Name of stemmer class to use before matching. Must implement the
org.apache.uima.conceptMapper.support.stemmer interface and
have a zero-parameter constructor. If not specified,
no stemming will be performed.
Name of feature of token annotation that contains the token's text. If not specified, the token's covered text will be used.
Type of tokens to include in lookups (if not supplied, then all types are included except those specifically mentioned in ExcludedTokenTypes)
Type of tokens to exclude from lookups (if not supplied, then all types are excluded except those specifically mentioned in IncludedTokenTypes, unless IncludedTokenTypes is not supplied, in which case none are excluded)
Class of tokens to include in lookups (if not supplied, then all classes are included except those specifically mentioned in ExcludedTokenClasses)
Class of tokens to exclude from lookups (if not supplied, then all classes are excluded except those specifically mentioned in IncludedTokenClasses, unless IncludedTokenClasses is not supplied, in which case none are excluded).
Specifies the dictionary lookup strategy.

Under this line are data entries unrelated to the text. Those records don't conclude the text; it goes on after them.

__global__ void pack_final_all_kernel(const float *__restrict__ W, const float *__restrict__ b, float *__restrict__ stages,
                                      float *__restrict__ bias_dst, float wh_scale, float *__restrict__ hdr, int nblk,
                                      const float *__restrict__ uw, const float *__restrict__ uh,
                                      const float *__restrict__ ud, float *__restrict__ tab, RqsParams<float> p) {
    for (int i = blockIdx.x * blockDim.x + threadIdx.x; i < 24 * F_STAGE; i += gridDim.x * blockDim.x) {
        const int r4 = i & 3, lane = (i >> 2) & 63, s = (i >> 8) & 15, st = i >> 12;
        const int g = st / 3, rb = st % 3;
        const int row = final_row(g, rb, lane & 31);
        const int k = 8 * s + 4 * (lane >> 5) + r4;
        const float sc = (row >= 0 && (row % F_M) < 2 * F_K) ? wh_scale : 1.0f;
        stages[i] = row >= 0 ? W[row * F_H + k] * sc : 0.0f;
    }
    for (int i = blockIdx.x * blockDim.x + threadIdx.x; i < 768; i += gridDim.x * blockDim.x) {
        const int reg = i & 15, hh = (i >> 4) & 1, st = i >> 5;
        const int g = st / 3, rb = st % 3;
        const int row = final_row(g, rb, 8 * (reg >> 2) + 4 * hh + (reg & 3));
        const float sc = (row >= 0 && (row % F_M) < 2 * F_K) ? wh_scale : 1.0f;
        bias_dst[i] = row >= 0 ? b[row] * sc : 0.0f;
    }
    if (blockIdx.x != gridDim.x - 1) return;
    const int j = threadIdx.x;
    if (j == 0) {
        hdr[0] = 355.0f;
        hdr[1] = (float)nblk;
        hdr[2] = 0.0f;
        hdr[3] = 0.0f;
    }
    if (j < F_NI) {
        const float *wj = uw + j * F_K, *hj = uh + j * F_K, *dj = ud + j * (F_K - 1);
        auto wacc = [=](int k) { return wj[k]; };
// ... 278 lines not shown
    for (int Q = 0; Q < 4; ++Q) {
        f32x4 a = {0.f, 0.f, 0.f, 0.f}, b = {0.f, 0.f, 0.f, 0.f};
        if (valid) {
            const float *src = x + row * F_D + 16 * Q + 8 * hh;
            a = *reinterpret_cast<const f32x4 *>(src);
            b = *reinterpret_cast<const f32x4 *>(src + 4);
        }
#pragma unroll
        for (int c = 0; c < 4; ++c) {
            st[(8 * Q + c) * 64] = a[c];
            st[(8 * Q + 4 + c) * 64] = b[c];
        }
    }
    float ld = 0.0f;

    for (int layer = 0; layer < fa.nlayers; ++layer) {
    const float *small = small2 + (layer & 1) * small_pitch;
    const int par_t = ((fa.parity >> layer) & 1ull) ? 0 : 1;
    const int par_i = par_t ^ 1;
    const float lu_lad = LU ? fa.blob[layer][3] : 0.0f;
    if (layer > 0 || !LU || DIR == 1) {
        asm volatile("s_waitcnt vmcnt(0)" ::: "memory");
        __syncthreads();
    }
    if (LU && DIR == 0) {
        float xin[32];
#pragma unroll
        for (int c = 0; c < 32; ++c) xin[c] = st[c * 64];
        const float *buf = acquire();
        const float *bsrc = small + lay.off_bias_lu(0) + hh * 16;
        f32x16 o0 = load_bias16(bsrc), o1 = load_bias16(bsrc + 32);
        lu_mm(buf, lane, xin, o0, o1);
#pragma unroll
        for (int c = 0; c < 16; ++c) {
            st[c * 64] = o0[c];
            st[(16 + c) * 64] = o1[c];
        }
        if (hh == 0) ld += lu_lad;
    }
    if (layer + 1 < fa.nlayers) issue_small(layer + 1);

    float bx[16];
    {
        const float *tabs = small + lay.off_tables();
#pragma unroll
        for (int Q = 0; Q < 4; ++Q) {
#pragma unroll
            for (int r = 0; r < 4; r += 2) {
                const int c = 8 * Q + 2 * r + par_i;
                const int f = 8 * Q + 4 * hh + r;
                const float xi0 = st[c * 64], xi1 = st[(c + 2) * 64];
                if (DIR == 1) {
                    float y0, y1, l0, l1;
                    rqs_table_fast2<true, KB>(p, xi0, xi1, tabs + f * TABW, tabs + (f + 1) * TABW, y0, y1, l0, l1);
                    st[c * 64] = y0;
                    st[(c + 2) * 64] = y1;
                    ld += l0;
                    ld += l1;
                    bx[4 * Q + r] = y0;
                    bx[4 * Q + r + 1] = y1;
                } else {
                    bx[4 * Q + r] = xi0;
                    bx[4 * Q + r + 1] = xi1;
                }
            }
        }
        if (DIR == 1) asm volatile("" : "+v"(ld));
    }

    f32x16 H0, H1, H2, H3;
    auto store_act = [&](int t, const f32x16 &V0, const f32x16 &V1, const f32x16 &V2, const f32x16 &V3) {
        if constexpr (TRAIN == 2) {
            int l_ = lane;
            asm volatile("" : "+v"(l_));
            float *tw = small2 + small_pitch + wid * 1536;
            float *twr = tw + (l_ & 31) * 36 + 4 * (l_ >> 5);
            const int rl = l_ >> 3, cl = l_ & 7;
            const float *tww = tw + rl * 36 + 4 * cl;
            const int64_t row0 = (int64_t)blockIdx.x * F_ROWS + wid * 32 + rl;
            float *dst = act_out + ((size_t)t * (size_t)B + row0) * F_H + 4 * cl;
#pragma unroll
            for (int m = 0; m < 4; ++m) {
                const f32x16 &V = m == 0 ? V0 : (m == 1 ? V1 : (m == 2 ? V2 : V3));
#pragma unroll
                for (int q = 0; q < 4; ++q)
                    *reinterpret_cast<f32x4 *>(twr + 8 * q) = f32x4{V[4 * q], V[4 * q + 1], V[4 * q + 2], V[4 * q + 3]};
                __builtin_amdgcn_fence(__ATOMIC_RELEASE, "wavefront");
                __builtin_amdgcn_wave_barrier();
#pragma unroll
                for (int it = 0; it < 4; ++it) {
                    if (row0 + 8 * it < B)
                        NF_TRAIN_STORE(reinterpret_cast<f32x4 *>(dst + (size_t)(8 * it) * F_H + 32 * m), *reinterpret_cast<const f32x4 *>(tww + 8 * it * 36));
                }
                __builtin_amdgcn_wave_barrier();
            }
        }
    };
    auto store_xlu = [&]() {
        if constexpr (TRAIN == 2 && LU) {
            if (valid) {
#pragma unroll
                for (int Q = 0; Q < 4; ++Q) {
                    f32x4 a, b;
#pragma unroll
                    for (int c = 0; c < 4; ++c) {
                        a[c] = st[(8 * Q + c) * 64];
                        b[c] = st[(8 * Q + 4 + c) * 64];
// ... 21 lines not shown
        H1 = load_bias16(bsrc + 32);
        H2 = load_bias16(bsrc + 64);
        H3 = load_bias16(bsrc + 96);
        const float *buf = acquire();
#pragma unroll
        for (int m = 0; m < HB; ++m) {
            f32x16 &acc_m = m == 0 ? H0 : (m == 1 ? H1 : (m == 2 ? H2 : H3));
#pragma unroll
            for (int s = 0; s < 4; ++s) {
                const f32x4 a = *reinterpret_cast<const f32x4 *>(buf + (m * 4 + s) * 256 + lane * 4);
#pragma unroll
                for (int r = 0; r < 4; ++r) acc_m = MFMA(a[r], bx[4 * s + r], acc_m);
            }
        }
    }

    for (int blk = 0; blk < nblk; ++blk) {
        f32x16 T0, T1, T2, T3, R0, R1, R2, R3;
        {
            const float *bsrc = small + lay.off_bias_hidden(2 * blk) + hh * 16;
            T0 = load_bias16(bsrc);
            T1 = load_bias16(bsrc + 32);
            T2 = load_bias16(bsrc + 64);
            T3 = load_bias16(bsrc + 96);
        }
        {
            const float *buf = acquire();
            if (blk == 0) store_xlu();
            store_act(2 * blk, H0, H1, H2, H3);
            if constexpr (RAW_RELU) {
#pragma unroll
                for (int c = 0; c < 16; ++c) {
                    R0[c] = relu_raw(H0[c]);
                    R1[c] = relu_raw(H1[c]);
                    R2[c] = relu_raw(H2[c]);
                    R3[c] = relu_raw(H3[c]);
                }
                mm128<false, HB, LA>(buf, lane, T0, R0, R1, R2, R3);
            } else {
                mm128<true, HB, LA>(buf, lane, T0, H0, H1, H2, H3);
            }
        }
        if constexpr (RAW_RELU) {
            if constexpr (HB >= 2) mm128<false, HB, LA>(acquire(), lane, T1, R0, R1, R2, R3);
            if constexpr (HB == 4) {
                mm128<false, HB, LA>(acquire(), lane, T2, R0, R1, R2, R3);
                mm128<false, HB, LA>(acquire(), lane, T3, R0, R1, R2, R3);
            }
        } else {
            mm128<true, HB, LA>(acquire(), lane, T1, H0, H1, H2, H3);
            mm128<true, HB, LA>(acquire(), lane, T2, H0, H1, H2, H3);
            mm128<true, HB, LA>(acquire(), lane, T3, H0, H1, H2, H3);
        }
        {
            const float *bsrc = small + lay.off_bias_hidden(2 * blk + 1) + hh * 16;
            H0 += load_bias16(bsrc);
            H1 += load_bias16(bsrc + 32);
            H2 += load_bias16(bsrc + 64);
            H3 += load_bias16(bsrc + 96);
        }
        const float *buf2 = acquire();
        store_act(1 + 2 * blk, T0, T1, T2, T3);
#pragma unroll
        for (int c = 0; c < 16; ++c) {
            T0[c] = relu_acc(T0[c]);
            T1[c] = relu_acc(T1[c]);
            T2[c] = relu_acc(T2[c]);
            T3[c] = relu_acc(T3[c]);
        }
        mm128<false, HB, LA>(buf2, lane, H0, T0, T1, T2, T3);
        if constexpr (HB >= 2) mm128<false, HB, LA>(acquire(), lane, H1, T0, T1, T2, T3);
        if constexpr (HB == 4) {
            mm128<false, HB, LA>(acquire(), lane, H2, T0, T1, T2, T3);
            mm128<false, HB, LA>(acquire(), lane, H3, T0, T1, T2, T3);
        }
    }
    }

    float prm[FPL][MP];
    auto extract = [&](const f32x16 &A0, const f32x16 &A1, const f32x16 &A2) {
#pragma unroll
        for (int v = 0; v < 48; ++v) prm[v / MP][v % MP] = v < 16 ? A0[v] : (v < 32 ? A1[v - 16] : A2[v - 32]);
    };
    auto element = [&](int g, int f) {
        const int slot = 8 * (g / GQ) + 2 * ((g % GQ) * FPL + f) + par_t;
        const float xt = st[slot * 64];
        float yt, l;
        rqs_regs_t<DIR == 1, KB>(p, xt, prm[f], yt, l);
        st[slot * 64] = yt;
        ld += l;
    };
    auto element_pair = [&](int g) {
        if constexpr (FPL == 2) {
            const int s0 = 8 * (g / GQ) + 2 * ((g % GQ) * FPL) + par_t, s1 = s0 + 2;
            float y0, y1, l0, l1;
            rqs_regs2<DIR == 1, KB>(p, st[s0 * 64], st[s1 * 64], prm[0], prm[FPL - 1], y0, y1, l0, l1);
            st[s0 * 64] = y0;
            st[s1 * 64] = y1;
            ld += l0;
            ld += l1;
        }
    };
    auto uncond_group = [&](int g) {
        const float *tabs = small + lay.off_tables();
        if constexpr (FPL >= 2 && PAIR_TAB) {
#pragma unroll
            for (int e = 0; e < FPL; e += 2) {
                const int r = FPL * (g % GQ) + e;
                const int c = 8 * (g / GQ) + 2 * r + par_i;
                const int f = 8 * (g / GQ) + 4 * hh + r;
                float y0, y1, l0, l1;
                rqs_table_fast2<false, KB>(p, st[c * 64], st[(c + 2) * 64], tabs + f * TABW, tabs + (f + 1) * TABW, y0, y1, l0, l1);
                st[c * 64] = y0;
                st[(c + 2) * 64] = y1;
                ld += l0;
                ld += l1;
            }
        } else {
#pragma unroll
            for (int e = 0; e < FPL; ++e) {
                const int r = FPL * (g % GQ) + e;
                const int c = 8 * (g / GQ) + 2 * r + par_i;
                const int f = 8 * (g / GQ) + 4 * hh + r;
                float yi, l;
                rqs_table_fast<false, KB>(p, st[c * 64], tabs + f * TABW, yi, l);
                st[c * 64] = yi;
                ld += l;
            }
        }
    };
    if constexpr (COMPACT) {
        const float *bfin = small + lay.off_bias_compact() + hh * 16;
        f32x16 E0, E1, E2, E3;
        auto pair = [&](auto jc, const f32x16 &C, f32x16 &A0, f32x16 &A1, f32x16 &A2) __attribute__((always_inline)) {
            constexpr int J = decltype(jc)::value;
            constexpr int S0 = 42 * J, RN = (S0 + 15) / 16, RE = (S0 + 42 + 15) / 16, NNEW = RE - RN;
            static_assert(NNEW == 2 || NNEW == 3, "row-blocks per pair");
            A0 = load_bias16(bfin + RN * 32);
            A1 = load_bias16(bfin + (RN + 1) * 32);
            mm128<false, HB, LA>(acquire(), lane, A0, H0, H1, H2, H3);
            mm128<false, HB, LA>(acquire(), lane, A1, H0, H1, H2, H3);
            if constexpr (NNEW == 3) {
                A2 = load_bias16(bfin + (RN + 2) * 32);
                mm128<false, HB, LA>(acquire(), lane, A2, H0, H1, H2, H3);
            }
            auto val = [&](int slot) -> float {
                const int rb = slot >> 4, e = slot & 15;
                return rb < RN ? C[e] : (rb == RN ? A0[e] : (rb == RN + 1 ? A1[e] : A2[e]));
            };
            float p0[MP], p1[MP];
#pragma unroll
            for (int v = 0; v < MP; ++v) {
                const int c = v < KB ? v - 1 : v - 2;
                const bool zero = v == 0 || v == KB || v == MP - 1;
                p0[v] = zero ? 0.0f : val(S0 + c);
                p1[v] = zero ? 0.0f : val(S0 + 21 + c);
            }
            const int s0 = 8 * (J / 2) + 4 * (J % 2) + par_t, s1 = s0 + 2;
            float y0, y1, l0, l1;
            rqs_regs2<DIR == 1, KB, true>(p, st[s0 * 64], st[s1 * 64], p0, p1, y0, y1, l0, l1);
            st[s0 * 64] = y0;
            st[s1 * 64] = y1;
            ld += l0;
            ld += l1;
            if (DIR == 0) uncond_group(J);
        };
        pair(std::integral_constant<int, 0>{}, E0, E1, E2, E3);
        if (ngrp > 1) {
            pair(std::integral_constant<int, 1>{}, E3, E0, E1, E2);
            if (ngrp > 2) {
                pair(std::integral_constant<int, 2>{}, E2, E3, E0, E1);
                if (ngrp > 3) {
                    pair(std::integral_constant<int, 3>{}, E0, E1, E2, E3);
                    if (ngrp > 4) {
                        pair(std::integral_constant<int, 4>{}, E3, E0, E1, E2);
                        if (ngrp > 5) {
                            pair(std::integral_constant<int, 5>{}, E2, E3, E0, E1);
                            if (ngrp > 6) {
                                pair(std::integral_constant<int, 6>{}, E0, E1, E2, E3);
                                if (ngrp > 7) pair(std::integral_constant<int, 7>{}, E3, E0, E1, E2);
                            }
                        }
                    }
                }
            }
        }
    } else
    for (int g = 0; g < ngrp; ++g) {
        const float *bsrc = small + lay.off_bias_final() + (g * 3) * 32 + hh * 16;
        f32x16 A0 = load_bias16(bsrc), A1 = load_bias16(bsrc + 32), A2 = load_bias16(bsrc + 64);
        {
            const float *buf = acquire(g > 0 ? 14 : 0);
            if (g == 0) {
                if (nblk == 0) store_xlu();
                store_act(2 * nblk, H0, H1, H2, H3);
            }
            mm128<false, HB, LA>(buf, lane, A0, H0, H1, H2, H3);
        }
        mm128<false, HB, LA>(acquire(), lane, A1, H0, H1, H2, H3);
        mm128<false, HB, LA>(acquire(), lane, A2, H0, H1, H2, H3);
        extract(A0, A1, A2);
        if constexpr (TRAIN) {
            int l_ = lane;
            asm volatile("" : "+v"(l_));
            float *tw = small2 + small_pitch + wid * 1536;
            const int64_t row0 = (int64_t)blockIdx.x * F_ROWS + wid * 32;
#pragma unroll
            for (int half = 0; half < 2; ++half) {
                if ((l_ >> 5) == half) {
                    float *tr = tw + (l_ & 31) * 48;
#pragma unroll
                    for (int q = 0; q < 6; ++q) {
                        const float u_ = q < 4 ? unscale : 1.0f;
// ... 68 lines not shown
    float *wfull, *wpad;
    const int64_t *iidx;
};
__device__ __forceinline__ void pack_all_body(const PackAllArgs &a, float *__restrict__ blob, float wh_scale,
                                              const RqsParams<float> &p) {
    FusedLayout lay;
    lay.nblk = a.nblk;
    float *small = blob + F_HDR, *stages = blob + lay.off_stages();
    const int nlin = 2 * a.nblk, nst = 1 + 4 * nlin + 24;
    const int64_t tid0 = (int64_t)blockIdx.x * blockDim.x + threadIdx.x, nth = (int64_t)gridDim.x * blockDim.x;
    for (int64_t i = tid0; i < (int64_t)nst * F_STAGE; i += nth) {
        const int st = (int)(i >> 12), j = (int)(i & (F_STAGE - 1));
        const int r4 = j & 3, lane = (j >> 2) & 63;
        float v;
        if (st == 0) {
            const int s = (j >> 8) & 3, m = j >> 10;
            v = a.w_init[(32 * m + (lane & 31)) * F_NI + 8 * s + 4 * (lane >> 5) + r4];
        } else if (st <= 4 * nlin) {
            const int l = (st - 1) >> 2, m = (st - 1) & 3, s = (j >> 8) & 15;
            v = a.w_blk[l][(32 * m + (lane & 31)) * F_H + 8 * s + 4 * (lane >> 5) + r4];
        } else {
            const int f = st - 1 - 4 * nlin, g = f / 3, rb = f % 3, s = (j >> 8) & 15;
            const int row = final_row(g, rb, lane & 31);
            const float sc = (row >= 0 && (row % F_M) < 2 * F_K) ? wh_scale : 1.0f;
            v = row >= 0 ? a.w_final[row * F_H + 8 * s + 4 * (lane >> 5) + r4] * sc : 0.0f;
        }
        stages[i] = v;
    }
    if (a.wfull) {
        for (int64_t i = tid0; i < F_H * F_NI; i += nth) a.wfull[a.iidx[i & 31] * F_H + (i >> 5)] = a.w_init[i];
        for (int64_t i = tid0; i < (int64_t)24 * F_STAGE; i += nth) {
            const int st = (int)(i >> 12), j = (int)(i & (F_STAGE - 1));
            const int u4 = j & 3, lane = (j >> 2) & 63, uq = (j >> 8) & 1, vv = j >> 9;
            const int row = final_bwd_row(st / 3, 8 * (st % 3) + vv, lane >> 4);
            a.wpad[i] = row >= 0 ? a.w_final[row * F_H + 16 * (4 * uq + u4) + (lane & 15)] : 0.0f;
        }
    }
    const int nbias = 128 + 128 * nlin + 768;
    for (int64_t i = tid0; i < nbias; i += nth) {
        const int reg = i & 15, hh = (i >> 4) & 1;
        float v;
        if (i < 128 + 128 * nlin) {
            const int blk = (int)(i >> 7), m = (int)((i >> 5) & 3);
            const float *b = blk == 0 ? a.b_init : a.b_blk[blk - 1];
            v = b[32 * m + 8 * (reg >> 2) + 4 * hh + (reg & 3)];
        } else {
            const int st = (int)((i - 128 - 128 * nlin) >> 5), g = st / 3, rb = st % 3;
            const int row = final_row(g, rb, 8 * (reg >> 2) + 4 * hh + (reg & 3));
            const float sc = (row >= 0 && (row % F_M) < 2 * F_K) ? wh_scale : 1.0f;
            v = row >= 0 ? a.b_final[row] * sc : 0.0f;
        }
        small[i] = v;
    }
    pack_compact_body(a.w_final, a.b_final, stages + (size_t)lay.compact_stage(0) * F_STAGE, small + lay.off_bias_compact(), wh_scale,
                      tid0, nth);
    if (blockIdx.x == gridDim.x - 1) {
        const int j = threadIdx.x;
        if (j == 0) {
            blob[0] = 355.0f;
            blob[1] = (float)a.nblk;
            blob[2] = 0.0f;
            blob[3] = 0.0f;
        }
        if (j < F_NI) {
            const float *wj = a.uw + j * F_K, *hj = a.uh + j * F_K, *dj = a.ud + j * (F_K - 1);
            auto wacc = [=](int k) { return wj[k]; };
            auto hacc = [=](int k) { return hj[k]; };
            auto dacc = [=](int k) { return dj[k]; };
            rqs_build_table<float>(p, wacc, hacc, dacc, small + lay.off_tables() + j * F_TABW);
        }
    }
}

The following are the allowable values:
ContiguousMatch- longest match of contiguous tokens (as specified by TokenAnnotation) within enclosing span (as specified by SpanFeatureStructure), taking into account included/excluded items (see IncludedTokenTypes, ExcludedTokenTypes, IncludedTokenClasses and ExcludedTokenClasses). DEFAULT strategy
SkipAnyMatch- longest match of not-necessarily contiguous tokens (as specified by TokenAnnotation) within enclosing span (as specified by SpanFeatureStructure), taking into account included/excluded items (see IncludedTokenTypes, ExcludedTokenTypes, IncludedTokenClasses and ExcludedTokenClasses). Subsequent lookups begin in span after complete match. Implies order-independent lookup (see OrderIndependentLookup).
SkipAnyMatchAllowOverlap- longest match of not-necessarily contiguous tokens (as specified by TokenAnnotation) within enclosing span, (as specified by SpanFeatureStructure) taking into account included/excluded items (see IncludedTokenTypes, ExcludedTokenTypes, IncludedTokenClasses and ExcludedTokenClasses). Subsequent lookups begin in span after next token. Implies order-independent lookup (see OrderIndependentLookup).
If True, all dictionary matches are found within the span specified by SpanFeatureStructure, otherwise only the longest matches are found.
Name of the annotation type created by this TAE.
Name of the feature in the ResultingAnnotationName that will be set to point to the span annotation that encloses it (i.e. its sentence)
Name of the feature in the ResultingAnnotationName that will be set to the string that was matched in the dictionary. This could be different that the annotation's covered text if there were any skipped tokens in the match.
Name of the FSArray feature in the ResultingAnnotationName that will set to the set of tokens matched.
Names of features in the ResultingAnnotationName that should be written back to a token from the matching dictionary entry, such as a POS tag.
If True, print dictionary after loading. Default is False.
Dictionary file resource specification. Specify class name for dictionary loader, then bind to name of file containing dictionary contents to be loaded.